Проснувшийся Чичиков полон энтузиазма и надежд на отрадное будущее. Заключенные сделки он вспоминает с «просиявшим лицом» (там же). И в самом деле, от чего другого, как не от трудов (а по сути, мошенничества), обещающих выгоду, может исходить свет для такого человека, как «наш герой»?! Перед нами не просто человек телесный, но вполне довольный своей телесностью: необычайно «круглым подбородком», который демонстрируется всем, кто окажется рядом «во время бритья»; «сафьянными (т. е. из тонкой мягкой кожи. — Е.А.) сапогами с резными выкладками всяких цветов», способностью производить прыжки, несмотря на «степенность и приличные средние лета» (там же). Но автор одаряет героя и иной способностью.
Повинуясь «какому-то странному, непонятному ему самому чувству» (VI, 135), Чичиков вглядывается в имена и фамилии мужиков, которых он «купил» у помещиков. Казалось бы, ему нужно лишь составить купчую крепость, что Чичиков и делает, но затем он смотрит «на эти листики, на мужиков, которые, точно, были когда-то мужиками, работали, пахали, пьянствовали, извозничали, обманывали бар, а может быть, и просто были хорошими мужиками» (там же). Словно архаический культурный герой, который в древнем мифе создает на земле рельеф, предметы, человека, Чичиков на какой-то миг возрождает этих бесчисленных мужиков, которые были рассеяны по бесконечным российским пространствам. С изумлением Чичиков замечает, что каждый помещик по-своему составил или оформил список, как будто подчиняясь магии этих лиц, уже покинувших землю, но все-таки означивших (говоря гоголевским словом) свое существование.

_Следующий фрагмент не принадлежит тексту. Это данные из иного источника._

# slimgroup/dfno

Hardware: NVIDIA H100
Metric: 3D Navier-Stokes FNO training step (fwd+loss+bwd+Adam) samples/sec, whole job, device-timed, max over ranks (higher is better)
Workload: dtype bf16; 1 GPU; model=FNO3d+t 128^3x20t width 20 modes (12, 12, 12, 10) blocks 4, global_batch=1, seq_len=41943040, parallelism=y-pencil 1x1 (model parallel: field over y, spectral weights over kz), step=forward + DistributedRelativeLpLoss + backward + Adam

## Files before the change

### dfno_b200/csrc/head_sm90.cu

```cuda
#include <type_traits>

#include "head_common.cuh"
#include "kernels.h"
#include "tma_host.h"

namespace dfno {
namespace {

constexpr int kStagesHF = 6;
constexpr int kGroupsHF = 2;
static_assert(kStagesHF % kGroupsHF == 0, "every ring stage must belong to one consumer warpgroup");
constexpr int kThreadsHF = 128 * kGroupsHF + 32;

struct HeadFwdParams {
  int B, C, KR;
  long long S, tiles_per_b;
  const float* w4b4;
  float* out;
  RowMap map;
};


template <int KR, bool kPad>
__device__ __forceinline__ void head_fwd_body(const CUtensorMap& tmH, const CUtensorMap& tmW3, const HeadFwdParams p,
                                              const PadRowMap pm) {
  extern __shared__ __align__(1024) uint8_t smem[];
  constexpr uint32_t w3_bytes = KR > 64 ? 32768u : 16384u;
  uint8_t* s_w3 = smem;
  uint8_t* s_a = smem + w3_bytes;
  constexpr uint32_t half_bytes = KR * 128;
  constexpr uint32_t stage_bytes = 2 * half_bytes;
  uint64_t* bars = reinterpret_cast<uint64_t*>(s_a + kStagesHF * stage_bytes);
  uint64_t* full = bars;
  uint64_t* empty = bars + 6;
  uint64_t* wfull = bars + 12;
  uint32_t* s_w4 = reinterpret_cast<uint32_t*>(bars + 14);
  float* s_b4 = reinterpret_cast<float*>(s_w4 + 64);

  const int warp = __shfl_sync(0xffffffffu, static_cast<int>(threadIdx.x >> 5), 0), lane = threadIdx.x & 31;
  const long long num_tiles = p.tiles_per_b * p.B;

  for (uint32_t i = threadIdx.x; i < kStagesHF * stage_bytes / 16; i += blockDim.x)
    reinterpret_cast<uint4*>(s_a)[i] = make_uint4(0, 0, 0, 0);
  __syncthreads();
  for (uint32_t i = threadIdx.x; i < kStagesHF * 2 * 16; i += blockDim.x) {
    const uint32_t hb = i >> 4, ch = i & 15;
    reinterpret_cast<uint2*>(s_a + hb * half_bytes + p.C * 128)[ch] = make_uint2(0x3F803F80u, 0x3F803F80u);
  }
  for (int i = threadIdx.x; i < 64; i += blockDim.x)
    s_w4[i] = h2_bits(h2_from_f32(p.w4b4[2 * i], p.w4b4[2 * i + 1]));
  if (threadIdx.x == 0) s_b4[0] = p.w4b4[kHidH];
  if (threadIdx.x == 0) {
    tma_prefetch_desc(&tmH); tma_prefetch_desc(&tmW3);
    for (int s = 0; s < kStagesHF; ++s) { mbar_init(&full[s], 1); mbar_init(&empty[s], 1); }
    mbar_init(wfull, 1);
    fence_barrier_init();
  }
  fence_proxy_async_smem();
  __syncthreads();

  if (warp == 4 * kGroupsHF) {
    if (lane == 0) {
      mbar_arrive_expect_tx(wfull, w3_bytes);
      tma_load_2d(s_w3, &tmW3, wfull, 0, 0);
      if constexpr (KR > 64) tma_load_2d(s_w3 + 16384, &tmW3, wfull, 64, 0);
      uint32_t s = 0, ph = 0;
      for (long long tile = blockIdx.x; tile < num_tiles; tile += gridDim.x) {
        const int b = static_cast<int>(tile / p.tiles_per_b);
        const int p0 = static_cast<int>((tile % p.tiles_per_b) * 128);
        mbar_wait(&empty[s], ph ^ 1);
        mbar_arrive_expect_tx(&full[s], 2u * p.C * 128);
        uint8_t* st = s_a + s * stage_bytes;
        tma_load_2d(st, &tmH, &full[s], p0, b * p.C);
        tma_load_2d(st + half_bytes, &tmH, &full[s], p0 + 64, b * p.C);
        if (++s == kStagesHF) { s = 0; ph ^= 1; }
      }
    }
    return;
  }
  const int q = warp & 3, g = warp >> 2, cq = lane & 3;
  const int my_row = frag_row(q, lane, cq);
  const float b4 = s_b4[0];
  const uint32_t w_addr = smem_u32(s_w3);
  uint32_t w4[16];
#pragma unroll
  for (int j = 0; j < 16; ++j) w4[j] = s_w4[4 * j + cq];
  mbar_wait(wfull, 0);
  float acc[128];
  long long n = 0;
  for (long long tile = blockIdx.x; tile < num_tiles; tile += gridDim.x, ++n) {
    if (n % kGroupsHF != g) continue;
    const uint32_t s = static_cast<uint32_t>(n % kStagesHF);
    const int b = static_cast<int>(tile / p.tiles_per_b);
    const long long pos = (tile % p.tiles_per_b) * 128 + my_row;
    mbar_wait(&full[s], (n / kStagesHF) & 1);
    const uint32_t abase = smem_u32(s_a + s * stage_bytes);
    wgmma_fence();
#pragma unroll
    for (int ks = 0; ks < KR / 16; ++ks) {
      const uint32_t w_k = KR > 64 ? (ks >> 2) * 16384 + (ks & 3) * 32 : ks * 32;
      wg_mma128<false, 1, 0>(acc, kHidH, gdesc_mn128(abase + ks * 2048, half_bytes, 1024), half_bytes,
                             gdesc_k128(w_addr + w_k), ks > 0 ? 1u : 0u);
    }
    wgmma_commit();
    wgmma_wait<0>();
    acc_fence(acc);
    if (q == 0 && lane == 0) mbar_arrive(&empty[s]);
    float out[4];
#pragma unroll
    for (int k = 0; k < 4; ++k) {
      const float* a = acc + 64 * (k >> 1) + 2 * (k & 1);
      float sum = 0.f;
#pragma unroll
      for (int half = 0; half < 2; ++half) {
        __half2 part = __float2half2_rn(0.f);
#pragma unroll
        for (int j = 8 * half; j < 8 * half + 8; ++j)
          part = __hfma2(gelu_h2(h2_from_f32(a[4 * j], a[4 * j + 1])), h2_of_bits(w4[j]), part);
        const float2 f = __half22float2(part);
        sum += f.x + f.y;
      }
      sum += __shfl_xor_sync(0xffffffffu, sum, 1);
      sum += __shfl_xor_sync(0xffffffffu, sum, 2);
      out[k] = sum;
    }
    if constexpr (kPad) {
      const long long o = pos < p.S ? pad_row_to_offset(pm, static_cast<uint32_t>(b * p.S + pos)) : -1;
      if (o >= 0) p.out[o] = b4 + pick4(out, cq);
    } else {
      if (pos < p.S) p.out[row_to_offset(p.map, static_cast<uint32_t>(b * p.S + pos))] = b4 + pick4(out, cq);
    }
  }
}
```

«Реестр Собакевича» поражает «необыкновенной полнотою и обстоятельностью» (VI, 136). Положим, это свойство самого хозяина, но недаром чуть позже Собакевич обнаружит совершенно удивительное знание каждого из своих мужиков. «Записка Плюшкина отличалась краткостью в слоге» (там же), а фамилии мужиков Коробочки были сопровождены прозвищами. Возникает ощущение внутренней, почти сокровенной связи лиц, принадлежащих к разным социальным группам, связи, о которой специально не думают и даже не догадываются ни одни ни другие. К этой стихийно возникшей общности прикасается на краткий миг Чичиков. Герой в каких-то его суждениях уподоблен автору с его филологическим чутьем и исканием богатырства на русской земле. Чичиков выхватывает взглядом длинную, разъехавшуюся «во всю строку» фамилию — «Петр Савельев Неуважай-корыто»; в плотнике Степане Пробке ищет черты богатыря, наделенного не только физической силой, но и удалью, силой духа, додумывая возможную смерть этого героя, единожды появившегося на страницах поэмы, и это смерть, лишенная героизации, быть может, происшедшая от заботы о «большом прибытке», но приобретающая несомненные черты русского богатырства: Чичиков явственно видит, как мог Степан Пробка упасть из-под церковного купола, где работал, и сразу после того как он «шлепнулся оземь», «какой-нибудь стоявший возле… дядя Михей, почесав рукою в затылке, примолвил: „Эх, Ваня, угораздило тебя!“ — а сам, подвязавшись веревкой, полез» (VI, 136) на его место.